**Listed entries**
__device__ __forceinline__ void store_ll_sc1(double* p, double value, unsigned seq) {
  const unsigned long long b = (unsigned long long)__double_as_longlong(value);
  u64x2_t v = {(b & 0xffffffffull) | ((unsigned long long)seq << 32), (b >> 32) | ((unsigned long long)seq << 32)};
  asm volatile("global_store_dwordx4 %0, %1, off sc1" ::"v"(p), "v"(v) : "memory");
}

__device__ __forceinline__ bool load_record_sc1(const double* p, unsigned seq, double (&val)[5]) {
  u64x2_t v[5];
  asm volatile(
      "global_load_dwordx4 %0, %5, off sc1\n\t"
      "global_load_dwordx4 %1, %5, off offset:16 sc1\n\t"
      "global_load_dwordx4 %2, %5, off offset:32 sc1\n\t"
      "global_load_dwordx4 %3, %5, off offset:48 sc1\n\t"
      "global_load_dwordx4 %4, %5, off offset:64 sc1\n\t"
      "s_waitcnt vmcnt(0)"
      : "=&v"(v[0]), "=&v"(v[1]), "=&v"(v[2]), "=&v"(v[3]), "=&v"(v[4])
      : "v"(p)
      : "memory");
  bool ok = true;
#pragma unroll
  for (int i = 0; i < 5; ++i) {
    ok = ok && ((unsigned)(v[i].x >> 32) == seq) && ((unsigned)(v[i].y >> 32) == seq);
    val[i] = __longlong_as_double((long long)((v[i].x & 0xffffffffull) | (v[i].y << 32)));
  }
  return ok;
}
__device__ __forceinline__ bool load_ll_sc1(const double* p, unsigned seq, double& val) {
  const unsigned long long w0 = (unsigned long long)__hip_atomic_load((const long long*)p, __ATOMIC_RELAXED, __HIP_MEMORY_SCOPE_AGENT);
  const unsigned long long w1 = (unsigned long long)__hip_atomic_load((const long long*)p + 1, __ATOMIC_RELAXED, __HIP_MEMORY_SCOPE_AGENT);
  val = __longlong_as_double((long long)((w0 & 0xffffffffull) | (w1 << 32)));
  return (unsigned)(w0 >> 32) == seq && (unsigned)(w1 >> 32) == seq;
}

__device__ __forceinline__ int uniform_i(int v) { return __builtin_amdgcn_readfirstlane(v); }
__device__ __forceinline__ double uniform_d(double v) {
  const long long b = __double_as_longlong(v);
  const unsigned lo = (unsigned)__builtin_amdgcn_readfirstlane((int)(unsigned)b);
  const unsigned hi = (unsigned)__builtin_amdgcn_readfirstlane((int)(unsigned)((unsigned long long)b >> 32));
  return __longlong_as_double((long long)(((unsigned long long)hi << 32) | lo));
}
template <typename P>
__device__ __forceinline__ P* uniform_p(P* p) {
  const unsigned long long b = (unsigned long long)p;
  const unsigned lo = (unsigned)__builtin_amdgcn_readfirstlane((int)(unsigned)b);
  const unsigned hi = (unsigned)__builtin_amdgcn_readfirstlane((int)(unsigned)(b >> 32));
  return (P*)(((unsigned long long)hi << 32) | lo);
}

struct PersistPub {
  double dt, t1, emit_t0, emit_t1, emit_dt;
  int accepted, emit_lo, emit_hi, done;
};

constexpr int kXRec = 16;
constexpr int kXMaxWorld = 64;

template <int MAXG, int TOUT>
struct PersistSharedT {
  static constexpr int kMaxGrid = MAXG, kTout = TOUT;
  Ctl c;
  PersistPub pub;
  AttemptState st;
  double red[80];
  double coef[kLinCoefMax];
  double vals[5][MAXG];
  double tout[TOUT];
  double xr[6][kXMaxWorld + 1];
  double seg_rec[kMaxSeg][kRec];
  SegState seg;
  int ok;
};
using PersistShared = PersistSharedT<kPersistMaxGrid, kPersistTout>;

__device__ __forceinline__ void ll_store(unsigned long long* p, double v, unsigned seq) {
  const unsigned long long b = (unsigned long long)__double_as_longlong(v);
  __hip_atomic_store(p, (b & 0xffffffffull) | ((unsigned long long)seq << 32), __ATOMIC_RELAXED, __HIP_MEMORY_SCOPE_SYSTEM);
  __hip_atomic_store(p + 1, (b >> 32) | ((unsigned long long)seq << 32), __ATOMIC_RELAXED, __HIP_MEMORY_SCOPE_SYSTEM);
}
__device__ __forceinline__ bool ll_load_record(const unsigned long long* p, unsigned seq, double (&v)[6]) {
  unsigned long long w[12];
#pragma unroll
  for (int i = 0; i < 12; ++i) w[i] = __hip_atomic_load(p + i, __ATOMIC_RELAXED, __HIP_MEMORY_SCOPE_SYSTEM);
  bool ok = true;
#pragma unroll
  for (int i = 0; i < 12; ++i) ok = ok && ((unsigned)(w[i] >> 32) == seq);
#pragma unroll
  for (int i = 0; i < 6; ++i) v[i] = __longlong_as_double((long long)((w[2 * i] & 0xffffffffull) | (w[2 * i + 1] << 32)));
  return ok;
}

**Exercise directions**
The response should contain only a verbatim copy of the lines from the line with "for (int i = 0; i < 12; ++i) ok" to the final line of the records.

**Response**
  for (int i = 0; i < 12; ++i) ok = ok && ((unsigned)(w[i] >> 32) == seq);
#pragma unroll
  for (int i = 0; i < 6; ++i) v[i] = __longlong_as_double((long long)((w[2 * i] & 0xffffffffull) | (w[2 * i + 1] << 32)));
  return ok;
}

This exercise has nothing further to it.